This petition might open a crack in a door so far closed.  Once the door is cracked a little, it may be opened entirely.  I've signed the petition, I'd like to see all of us support it.


----------



## Louise (Aug 29, 2014)

Just a thought....... has anyone been arrested for wild camping? (Other than that of gypsy/travellers/potters, whatever term you want to use!)

Sorry if my spelling, grammar and punctuation is wrong!


----------



## Tezza (Aug 29, 2014)

Go away with you condescending attitude david...told you before ...you are no better than me or the 17 year old on the social...you might like to think so....but stood in a line naked...your just the same...a human being....no more ...no less....deal with it.


----------



## Tezza (Aug 29, 2014)

Just a bit fed up with your arrogance towards people who might not be as educated as you are...like i said..you might have a better education...but it doesnt make you a better person. Overgrown... edit ...grown up boy scout?????? Shame a lot of our youngster didnt join the cubs and scouts....it installs  good ethics int young people. Sadly something missing today and maybe a lot further back by the looks of it. . He is just a man doing his best to achieve what he thinks is needed. No need to knock his education or writing style. If you did that to most people on the forum ...there more than likely only be you left. Its not big and its not hard to knock people for trying to do their best.


----------



## Tezza (Aug 29, 2014)

Well im glad we agree on the boy scout thing. Where we dont agree is where somebody is doing his best...maybe his utmost to do something right...and not for himself....for others. Then praise should be given. Nobody can do more than their best. That is all you can ask of anybody.And your command of the english language is good David...so you could critique (?) in a much more sensitive way than most on here. I dont think the originator of the petition is a member but that doesnt mean we can just criticise so strongly. There are ways to say things nicely or downright rudely and you David have the skills to do either way.


----------



## Shockingdog (Aug 29, 2014)

Gayle said:


> LEGALISE WILD CAMPING IN THE UK - e-petitions
> 
> If anyone fancies signing it.



Done


----------



## Siimplyloco (Aug 29, 2014)

Louise said:


> Just a thought....... has anyone been arrested for wild camping? (Other than that of gypsy/travellers/potters, whatever term you want to use!)
> 
> Sorry if my spelling, grammar and punctuation is wrong!

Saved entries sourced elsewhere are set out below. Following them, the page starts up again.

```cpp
struct PrefilterScratch {
    SharedScratch shared;
    IndexScratch index;
    BatchScratch batch;
    SelectScratch sel;
    CandScratch cand;
    PlanScratch plan;
    MergeScratch merge;
    UngappedAllWork ua;
    template <class F> void each(F f) {
        shared.each(f); index.each(f); batch.each(f); sel.each(f); cand.each(f); plan.each(f); merge.each(f);
        f(ua.score); f(ua.diag); f(ua.pairs); f(ua.prof); f(ua.prof_off);
    }
    size_t bytes() {
        size_t b = 0;
        each([&](auto &x) { b += x.cap * sizeof(*x.p); });
        return b;
    }
    void release_bytes(size_t target) {
        if (getenv("UC_TIMING")) {
            fprintf(stderr, "unicore-cluster[timing]: prefilter scratch %.1f GiB, %.1f GiB to give back before the gapped stage; buffers >= 2 GiB (index in PrefilterScratch::each: GiB):", bytes() / 1073741824.0, target / 1073741824.0);
            int i = 0;
            each([&](auto &x) { const double g = x.cap * sizeof(*x.p) / 1073741824.0; if (g >= 2.0) fprintf(stderr, " %d:%.1f", i, g); i++; });
            fprintf(stderr, "\n");
        }
        if (!target) return;
        if (target >= bytes()) { each([&](auto &x) { if (x.cap * sizeof(*x.p) >= ((size_t)1 << 30)) x.release(); }); return; }
        size_t freed = 0;
        while (freed < target) {
            size_t best = 0;
            each([&](auto &x) { best = std::max(best, x.cap * sizeof(*x.p)); });
            if (best < ((size_t)256 << 20)) break;
            bool done = false;
            each([&](auto &x) { if (!done && x.cap * sizeof(*x.p) == best) { x.release(); done = true; } });
            freed += best;
        }
    }
};

constexpr uint64_t RUN_MAX = 1ull << 29;
struct PrefilterPass {
    KmerCfg cfg;
    KeyFmt fmt;
    uint32_t tbegin = 0, tend = 0;
    uint32_t qbegin = 0, qend = 0;
    uint32_t mirror_q0 = UINT32_MAX;
    bool count_sims = false;
    double density_limit = 0.0, *density_out = nullptr;
    const void *ent_p = nullptr;
    uint32_t n_entries = 0;
    uint64_t HIT_CAP = 0, HIT_CAP_BIG = 0, DRUN_MAX = 0;
    uint64_t td_queries = 0, td_keys = 0, filt_queries = 0, filt_keys = 0;
    uint32_t td_cap = 0;
    uint64_t n_hits_total = 0, n_cand_total = 0, cand_cap = 0, run_cap = 1ull << 20;
    double t_kmer = 0, t_ung = 0, t_sel = 0, gpu_ms = 0;
};
struct SuperBatch {
    uint32_t begin = 0, end = 0;
    uint32_t P0 = 0, NP = 0;
    std::vector<uint64_t> h_qh, h_qr;
    uint64_t hit_cap = 0;
    double frac = 1.0;
};
struct QueryBatch {
    uint32_t qa = 0, qb = 0;
    uint64_t total_hits = 0, n_runs = 0;
    uint32_t qp0 = 0, qp1 = 0, nq_res = 0;
    unsigned kbits = 0;
    const uint64_t *sorted = nullptr;
    uint64_t n_sort = 0;
    uint64_t n_rec = 0;
};
enum class PlanStatus { planned, too_dense , too_many_runs  };
struct PlanResult { PlanStatus status; uint64_t over_runs; };

KeyFmt key_format(const Engine &E, uint32_t tbegin, uint32_t tend);
void build_index(Engine &E, PrefilterPass &PP);
dim3 sim_grid(uint64_t items);
uint64_t distinct_runs(Engine &E, PrefilterPass &PP, const SuperBatch &SB, uint32_t nd, uint64_t &n_druns, uint64_t &drun_cap);
PlanResult plan_superbatch(Engine &E, PrefilterPass &PP, SuperBatch &SB, uint32_t sa, uint32_t sb);
bool choose_superbatch(Engine &E, PrefilterPass &PP, SuperBatch &SB, uint32_t qa);
QueryBatch cut_batch(Engine &E, PrefilterPass &PP, const SuperBatch &SB, uint32_t qa);
uint64_t compact_u64(Engine &E, DevBuf<char> &tmp, uint32_t *cnt, uint64_t *pos, uint64_t n, const uint32_t *also = nullptr, uint32_t *also_out = nullptr);
void expand_keys_filtered(Engine &E, PrefilterPass &PP, QueryBatch &B);
void expand_keys_plain(Engine &E, PrefilterPass &PP, QueryBatch &B);
void launch_td_select(Engine &E, const PrefilterPass &PP, uint32_t qa, uint32_t nq);
uint64_t select_diagonals(Engine &E, PrefilterPass &PP, const QueryBatch &B);
void swap_hits(Engine &E, DevBuf<uint32_t> &q, DevBuf<uint32_t> &t, DevBuf<int32_t> &s, DevBuf<int32_t> &d);
void copy_hits_dev(const Engine &E, uint32_t *dq, uint32_t *dt, int32_t *ds, int32_t *dd);
void rescore_ungapped(Engine &E, PrefilterPass &PP, uint64_t n_cand);
void select_and_append(Engine &E, PrefilterPass &PP, uint64_t n_cand);

}
```

Baseline: 25.17 million.

## Read k-mer runs directly from plan arrays instead of materializing per-batch run lists

Removes position_expand_kernel and run_range_kernel. The filter and expand kernels now locate each run by binary search over the cumulative run counts (cumr) and read values straight from the distinct-run arrays. The filter kernel caches a subsampled prefix in LDS for the search, takes its region reservation from the precomputed qh instead of a reduction pass, and issues the next-tile prefetch after the first gathers. This saves a global write and reread of the run arrays and two launches, at the cost of extra search work and LDS per block.

```diff
diff --git a/unicore_amd/csrc/uc_kmer_filter.hip b/unicore_amd/csrc/uc_kmer_filter.hip
--- a/unicore_amd/csrc/uc_kmer_filter.hip
+++ b/unicore_amd/csrc/uc_kmer_filter.hip
@@ -24,9 +24,9 @@
     }
 }
 
-__global__ void __launch_bounds__(256) expand_kernel(const DeviceDb db, uint32_t qbegin, uint32_t qend, uint32_t p0, RunList runs,
-                                                     uint64_t n_runs, const void *ent, KeyFmt fmt,
-                                                     unsigned long long *key_cursor, uint64_t *keys, uint64_t key_cap) {
+__global__ void __launch_bounds__(256) expand_kernel(const DeviceDb db, uint32_t qbegin, uint32_t qend, uint32_t P0, uint32_t b0, uint32_t b1,
+                                                     const uint32_t *src, const uint64_t *cumr, const uint64_t *drv, uint64_t n_runs, const void *ent,
+                                                     KeyFmt fmt, unsigned long long *key_cursor, uint64_t *keys, uint64_t key_cap) {
     __shared__ uint64_t s_pref[257];
     __shared__ uint64_t s_qb[256];
     __shared__ uint32_t s_e0[256];
@@ -34,13 +34,19 @@
     __shared__ uint64_t s_wsum[4];
     __shared__ unsigned long long s_base;
     const int tid = threadIdx.x, lane = tid & 63, wv = tid >> 6;
+    const uint64_t rbase = cumr[b0];
     for (uint64_t tile = blockIdx.x; tile * 256 < n_runs; tile += gridDim.x) {
         const uint64_t r = tile * 256 + tid;
         uint64_t c = 0;
         if (r < n_runs) {
-            const uint64_t rv = runs.val[r];
+            uint32_t lo = b0, hi = b1;
+            while (hi - lo > 1) {
+                const uint32_t mid = lo + ((hi - lo) >> 1);
+                if (cumr[mid] - rbase <= r) lo = mid; else hi = mid;
+            }
+            const uint64_t rv = drv[src[lo] + (uint32_t)(r - (cumr[lo] - rbase))];
             c = rv >> 32;
-            const uint32_t p = p0 + runs.pidx[r];
+            const uint32_t p = P0 + lo;
             const uint32_t s = find_seq(db.off, qbegin, qend, p);
             s_e0[tid] = (uint32_t)rv;
             s_i[tid] = (int32_t)(p - db.off[s]) + fmt.dbias;
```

There's nothing wrong with it, so why apologise? Our David is wound up enough already!:lol-053:
John


----------



## Talbot (Aug 29, 2014)

I'm reading all this tickle tackle from many members on this forum but I don't think any one has fully grasped the point. As already pointed out, this is absolutely nothing to do with camping cars and Motorhomes, but more to do with future education of our children and how to preserve the planet for future generations. While our generation continues to dessimate the planet it is our children or grandchildren that will pick up the pieces. This executive scout leader is raising a major issue and one that we should all support. As a life long supporter of the scout movement I have forwarded the links to old Boy Scouts, recent scouts, and scout leaders to rally up support for this case. If everyone on this forum just sent the link to one person this will increase the success of his case. This is a good cause for the future of humanity and vital that the young are educated on the planet, the environment and nature. We are living in an age where most children merely live behind a computer screen and don't even know where milk came from. I'm 100% behind his campaign and urge fellow readers to understand the difference between camping/tenting in the wilderness versus parking a motorhome in a layby. Huge difference.


----------



## Siimplyloco (Aug 29, 2014)

Talbot said:


> SNIP
> I'm reading all this tickle tackle from many members on this forum but I don't think any one has fully grasped the point.

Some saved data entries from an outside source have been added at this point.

# roymor1/OptimalStrategiesAgainstGenerativeAttacks

Measured on AMD Instinct MI355X. Metric: GIM episodes/sec (64x64x3, m=1 n=5 k=10), higher is better.
Workload: dtype f32

## Files before the change

### include/gim_hip.h

```cpp
#ifndef GIM_HIP_H
#define GIM_HIP_H

#include <stddef.h>
#include <stdint.h>

#ifdef __cplusplus
extern "C" {
#endif

#define GIM_OK 0
#define GIM_E_BADARG (-1)
#define GIM_E_LAUNCH (-2)

const char* gim_last_error(void);
int gim_version(void);

typedef struct {
    int32_t N, H, W, Cin, Cout, KH, ups;
    float pre_slope;
    int32_t pool, wfold, res_ups;
    int32_t tune_tile, tune_ksplit, tune_wgrad;
    int32_t out_zeroed;
    float post_slope;
    int32_t prec;
} gim_conv_shape;

int gim_conv2d_fold_weights(const float* w, float* f, int Cout, int Cin, int KH, void* stream);
typedef struct {
    const float* w;
    float* f;
    int32_t Cout, Cin, KH, reserved;
} gim_fold_job;
int gim_conv2d_fold_weights_batched(const gim_fold_job* jobs, const int32_t* tab, int n_blocks, void* stream);

int gim_conv2d_fwd(const float* x, const float* w, const float* bias, const float* sigma, const float* residual,
// ... 24 lines not shown
    int32_t Cout, Cin, KH, reserved;
} gim_sn_job;
int gim_spectral_sigma_batched(const gim_sn_job* jobs, int n_jobs, const int32_t* tab_cols, int n_col_blocks,
                               const int32_t* tab_rows, int n_row_blocks, float* out_base, int training, void* stream);

int gim_conv2d_transpose_weights(const float* w, float* wt, int Cout, int Cin, int KF, void* stream);
int gim_conv2d_dgrad_t(const float* dy, const float* wt, const float* sigma, const float* mask_x, float* dx,
                       const gim_conv_shape* shape, void* stream);

int gim_conv2d_xfold_weights(const float* w, float* wx, int Cout, int Cin, int KH, int J, void* stream);
int gim_conv2d_dgrad_xfold(const float* dy, const float* wx, const float* sigma, const float* mask_x, float* dx,
                           const gim_conv_shape* shape, int J, void* stream);

int gim_pad_image(const float* x, float* xp, int N, int H, int W, int C, int pad, float slope, void* stream);
int gim_conv2d_pack_rows_weights(const float* w, float* wp, int Cout, int Cin, int KH, void* stream);
int gim_conv2d_fwd_rows(const float* xp, const float* wp, const float* bias, const float* sigma, const float* residual,
                        float* y, const gim_conv_shape* shape, void* stream);
int gim_conv2d_wgrad_rows_acc(const float* dy, const float* xp, float* acc, float* bias_acc, const gim_conv_shape* shape, void* stream);

int gim_conv2d_pack_subpixel_weights(const float* wf, float* wm, int Cout, int Cin, int KH, void* stream);
int gim_depth_to_space2(const float* y4, const float* bias, float* y, int N, int Hs, int Ws, int C, float post_slope, void* stream);

int gim_conv_launch_plan(const gim_conv_shape* shape, int kind, int32_t* out);

int gim_conv2d_wgrad_acc(const float* dy, const float* x, float* acc, float* bias_acc, const gim_conv_shape* shape, void* stream);

typedef struct {
    const float* src;
    const float* bias_src;
    const float* w;
    const float* sigma;
    const float* u;
    const float* v;
    float* tmp;
    float* partial;
    float* grad_w;
    float* grad_b;
    int32_t Cout, Cin, K, fold;
    int32_t n_chunks, exclusive;
} gim_wgrad_job;
int gim_wgrad_finish_batched(const gim_wgrad_job* jobs, int n_jobs, const int32_t* tab, int n_blocks, const int32_t* tab_sn,
                             int n_blocks_sn, void* stream);

int gim_colsum(const float* x, float* out, float* scratch, int64_t rows, int C, void* stream);

int gim_colsum_acc(const float* x, float* out, float* scratch, int64_t rows, int C, void* stream);
// ... 154 lines not shown
```

### optimalstrategiesagainstgenerativeattacks_amd/_lib.py

```python
import ctypes
import os
from ctypes import POINTER, c_float, c_int, c_int32, c_int64, c_uint64, c_void_p

_HERE = os.path.dirname(os.path.abspath(__file__))
LIB_PATH = os.environ.get("GIM_LIB_PATH") or os.path.join(_HERE, "csrc", "libgim_hip.so")


class GimConvShape(ctypes.Structure):
    _fields_ = [("N", c_int32), ("H", c_int32), ("W", c_int32), ("Cin", c_int32), ("Cout", c_int32),
                ("KH", c_int32), ("ups", c_int32), ("pre_slope", c_float),
                ("pool", c_int32), ("wfold", c_int32), ("res_ups", c_int32),
                ("tune_tile", c_int32), ("tune_ksplit", c_int32), ("tune_wgrad", c_int32),
                ("out_zeroed", c_int32), ("post_slope", c_float), ("prec", c_int32)]


class GimInferConv(ctypes.Structure):
    _fields_ = [("N", c_int32), ("H", c_int32), ("W", c_int32), ("Cin", c_int32), ("Cout", c_int32),
                ("KH", c_int32), ("stride", c_int32)]


P = c_void_p
SP = POINTER(GimConvShape)


class GimFoldJob(ctypes.Structure):
    _fields_ = [("w", P), ("f", P), ("Cout", c_int32), ("Cin", c_int32), ("KH", c_int32), ("reserved", c_int32)]


class GimSnJob(ctypes.Structure):
    _fields_ = [("w", P), ("u", P), ("v", P), ("off_sigma", c_int64), ("off_u", c_int64), ("off_v", c_int64), ("off_scratch", c_int64),
                ("Cout", c_int32), ("Cin", c_int32), ("KH", c_int32), ("reserved", c_int32)]


class GimWgradJob(ctypes.Structure):
    _fields_ = [("src", P), ("bias_src", P), ("w", P), ("sigma", P), ("u", P), ("v", P), ("tmp", P), ("partial", P),
                ("grad_w", P), ("grad_b", P), ("Cout", c_int32), ("Cin", c_int32), ("K", c_int32), ("fold", c_int32),
# ... 35 lines not shown
    "gim_bgemm_grouped": [P, P, c_int, P],
    "gim_colsum_grouped": [P, P, c_int, P],
    "gim_scale_add_fwd": [P, P, P, P, c_int64, P],
    "gim_scale_add_fwd_act": [P, P, P, P, c_int64, c_float, P],
    "gim_scale_add_bwd": [P, P, P, P, P, P, c_int64, P],
    "gim_tanh_fwd": [P, P, c_int64, P],
    "gim_tanh_bwd": [P, P, P, c_int64, P],
    "gim_nchw_to_nhwc": [P, P, c_int, c_int, c_int, P],
    "gim_nhwc_to_nchw": [P, P, c_int, c_int, c_int, P],
    "gim_set_stats_fwd": [P, P, P, c_int, c_int, c_int, c_int64, c_int64, P],
    "gim_set_stats_bwd": [P, P, P, P, c_int, c_int, c_int, c_int64, c_int64, P],
    "gim_bce_logits_fwd": [P, P, c_float, c_int, P],
    "gim_bce_logits_bwd": [P, P, P, c_float, c_int, P],
    "gim_sum_dim1": [P, P, c_int, c_int, c_int, c_float, P],
    "gim_repeat_dim1": [P, P, c_int, c_int, c_int, c_float, P],
    "gim_noise_combine": [P, P, P, c_int, c_int, c_int, c_int, P],
    "gim_concat2": [P, P, P, c_int64, c_int, c_int, c_int, c_int, P],
    "gim_slice_channels": [P, P, c_int64, c_int, c_int, P],
    "gim_conv2d_wgrad_acc": [P, P, P, P, SP, P],
    "gim_wgrad_finish_batched": [P, c_int, P, c_int, P, c_int, P],
    "gim_colsum_acc": [P, P, P, c_int64, c_int, P],
    "gim_colsum2": [P, P, P, P, c_int, c_int, c_int, P],
    "gim_conv_launch_plan": [SP, c_int, P],
    "gim_conv2d_transpose_weights": [P, P, c_int, c_int, c_int, P],
    "gim_conv2d_dgrad_t": [P, P, P, P, P, SP, P],
    "gim_conv2d_xfold_weights": [P, P, c_int, c_int, c_int, c_int, P],
    "gim_conv2d_dgrad_xfold": [P, P, P, P, P, SP, c_int, P],
    "gim_episode_gather": [P, P, P, P, c_int, c_int, c_int, c_int, P],
    "gim_resize_bilinear_u8": [P, c_int64, c_int, c_int, c_int, c_int, P, c_int, c_int, P, P, c_int, P, P, c_int, P],
    "gim_maxpool_gather": [P, P, P, P, c_int, c_int, c_int, c_float, P],
    "gim_softmax_dim1_bwd_dp": [P, P, P, P, c_int, c_int, c_int, P],
    "gim_set_stats_bwd_bwd": [P, P, P, P, P, P, c_int, c_int, c_int, c_int64, c_int64, P],
    "gim_lrelu_mask_mul": [P, P, c_float, P, c_int64, P],
    "gim_sqsum_rows_fwd": [P, P, c_int, c_int64, P],
    "gim_sqsum_rows_bwd": [P, P, P, c_int, c_int64, P],
    "gim_img_att_mix_fwd": [P, P, P, P, P, P, P, P, c_int64, c_int, P],
    "gim_img_att_mix_bwd": [P, P, P, P, P, P, P, P, P, P, P, P, P, P, c_int64, c_int, P],
    "gim_adam_step": [P, P, P, P, c_int64, P, P, c_int, c_float, c_float, c_float, c_float, P, P],
    "gim_adam_step_scaled": [P, P, P, P, c_int64, P, P, c_int, c_float, c_float, c_float, c_float, P, P, P],
    "gim_spin": [c_int, P],
    "gim_pad_image": [P, P, c_int, c_int, c_int, c_int, c_int, c_float, P],
    "gim_conv2d_pack_rows_weights": [P, P, c_int, c_int, c_int, P],
    "gim_conv2d_pack_subpixel_weights": [P, P, c_int, c_int, c_int, P],
    "gim_depth_to_space2": [P, P, P, c_int, c_int, c_int, c_int, c_float, P],
    "gim_conv2d_fwd_rows": [P, P, P, P, P, P, SP, P],
    "gim_conv2d_wgrad_rows_acc": [P, P, P, P, SP, P],
# ... 61 lines not shown
```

Correct. I didn't grasp the point because the petition didn't make the desired point clear......
John


----------



## 1977paul (Aug 29, 2014)

*Agree but.....*

Whilst I agree completely with the sentiment, it does indeed imply that wild campers do leave mess etc behind, something that I & would hope all wildcampers do not do. Can the petition be re- worded to avoid the self defeating message it currently gives? If so I will sign up to it.
:cheers:


----------



## stonedaddy (Aug 29, 2014)

*Done*

I signed because being an ex cub, ex scout, ex tenter, and now an old camper vanner with limited grammar skills, because anyone who puts themselves out to help others should be supported. If people think they can help the cause with much better wording I am sure they would appreciate it. I think any petition to make wilding more acceptable is a good petition. It may start with tents but what's good for the goose is good for the gander and will progress up to motor homers where we all benefit. There might be no law against wilding at the moment, but more restrictions creep in every week. Just try to nip it in the bud before we can't stop anywhere.
.... Tom ....


----------



## Deleted member 967 (Aug 30, 2014)

This petition relates to TENT wild camping.
That is a similar position to the Freedom to Roam Legislation in Scotland. Camping in a tent more than 75 meters from any residence or a highway. 

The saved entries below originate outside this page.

@@ -513,7 +514,7 @@
     if (ctx->data_index_ws) (void)hipFree(ctx->data_index_ws);
     void* ptrs[] = {ctx->arena_dev, ctx->priors_dev, ctx->wt_white_dev, ctx->wt_frag_dev, ctx->bias_white_dev, ctx->wt_full_dev, ctx->bias_full_dev, ctx->wh_dev,
                     ctx->bias_wh_dev, ctx->flatdata_dev, ctx->transform_dev, ctx->tconst_dev, ctx->power_ws, ctx->delta_ws, ctx->flat_ws, ctx->stencil_ws, ctx->theta_stage, ctx->out_stage,
-                    ctx->status_stage, ctx->gemm_counters, ctx->obs_array_dev, ctx->ws_scratch};
+                    ctx->status_stage, ctx->gemm_counters, ctx->obs_array_dev, ctx->ws_scratch, ctx->prior_rec_ws};
     for (void* p : ptrs) if (p) (void)hipFree(p);
     for (double* p : ctx->gfrag_dev) if (p) (void)hipFree(p);
     for (auto& ob : ctx->obs) if (ob.tns) { dl_tns_destroy(ob.tns); ob.tns = nullptr; }
@@ -561,7 +562,7 @@
     if (need <= ctx->cap) return 0;
     need = std::min<int64_t>(std::max<int64_t>(need, 1024), DL_CHUNK);
     if (ctx->cap > 0) DL_HIP_CHECK(ctx, hipDeviceSynchronize());
-    for (double** p : {&ctx->power_ws, &ctx->delta_ws, &ctx->flat_ws, &ctx->feat_ws, &ctx->stencil_ws, &ctx->ws_scratch}) if (*p) { (void)hipFree(*p); *p = nullptr; }
+    for (double** p : {&ctx->power_ws, &ctx->delta_ws, &ctx->flat_ws, &ctx->feat_ws, &ctx->stencil_ws, &ctx->ws_scratch, &ctx->prior_rec_ws}) if (*p) { (void)hipFree(*p); *p = nullptr; }
     ctx->cap = 0;
     const size_t R = 1 + ctx->n_var;
     DL_HIP_CHECK(ctx, hipMalloc((void**)&ctx->power_ws, (size_t)need * R * ctx->K_pad * sizeof(double)));
@@ -569,6 +570,7 @@
     DL_HIP_CHECK(ctx, hipMalloc((void**)&ctx->flat_ws, (size_t)need * ctx->N_pad * sizeof(double)));
     if (ctx->feat_ok) DL_HIP_CHECK(ctx, hipMalloc((void**)&ctx->feat_ws, (size_t)need * ctx->feat_ld * sizeof(double)));
     DL_HIP_CHECK(ctx, hipMalloc((void**)&ctx->stencil_ws, (size_t)need * ctx->n_params * sizeof(double)));
+    DL_HIP_CHECK(ctx, hipMalloc((void**)&ctx->prior_rec_ws, (size_t)need * 2 * sizeof(double)));
     if (ctx->ws_ld > 0) {
         DL_HIP_CHECK(ctx, hipMalloc((void**)&ctx->ws_scratch, (size_t)need * ctx->ws_ld * sizeof(double)));
         DL_HIP_CHECK(ctx, hipMemset(ctx->ws_scratch, 0, (size_t)need * ctx->ws_ld * sizeof(double)));
@@ -584,6 +586,7 @@
     DL_HIP_CHECK(ctx, hipMemset(ctx->flat_ws, 0, (size_t)need * ctx->N_pad * sizeof(double)));
     if (ctx->feat_ok) DL_HIP_CHECK(ctx, hipMemset(ctx->feat_ws, 0, (size_t)need * ctx->feat_ld * sizeof(double)));
     DL_HIP_CHECK(ctx, hipMemset(ctx->stencil_ws, 0, (size_t)need * ctx->n_params * sizeof(double)));
+    DL_HIP_CHECK(ctx, hipMemset(ctx->prior_rec_ws, 0, (size_t)need * 2 * sizeof(double)));
     DL_HIP_CHECK(ctx, hipDeviceSynchronize());
     ctx->cap = need;
     return 0;
@@ -626,23 +629,26 @@
         const bool chi2_path = !data && !feat_path && !ctx->any_transform && ctx->n_solved == 0 && nb <= chi2_max_rows;
         const int xcd_local = dl_options().xcd_local;
         const bool chi2_fused_env_early = dl_options().chi2_fused;
-        const bool chi2_fused_early = chi2_fused_env_early && !ctx->priors_general;
+        const bool chi2_fused_early = chi2_fused_env_early && chi2_path && !dl_options().fs_no_prior;
         const int xcd_block = !xcd_local ? 0 : chi2_path ? (chi2_fused_early ? 32 : dl_chi2_gemm_row_tile(nb, ctx->N_pad)) : (xcd_local > 1 && !feat_path && !ctx->any_transform && ctx->n_solved == 0 && ctx->N_pad == 128) ? 64 : 0;
         const bool step_kernel_allowed = dl_options().step_kernel;
-        if (step_kernel_allowed && chi2_path && !need_flat && ctx->n_obs == 1 && !ctx->priors_general && ctx->K_pad % 128 == 0 &&
+        DlPriorRec prior_rec;
+        if (chi2_path && !dl_options().fs_no_prior) { prior_rec.priors = ctx->priors_dev; prior_rec.lp = ctx->prior_rec_ws; prior_rec.flag = reinterpret_cast<int32_t*>(ctx->prior_rec_ws + ctx->cap); }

Wild Parking in a Motorhome is not covered by that legislation. 

The rule when wild camping has always been to take your litter with you or bury it.   As it stands camping is permitted on any land with the owners permission up to 28 days. 42 days if the camping group holds a camping exemption issued by DEFRA (Natural England) under The Public Health Act 1937.  

 Special arrangements have to be made for National Parks and campers intending to use land within the park have to receive consent from the National Park Authority as well as the landowner. 

This application has to be made to the NPA by May in the year prior to the year the camp is to take place. Caravanning in a National Park has similar limitations on notification. 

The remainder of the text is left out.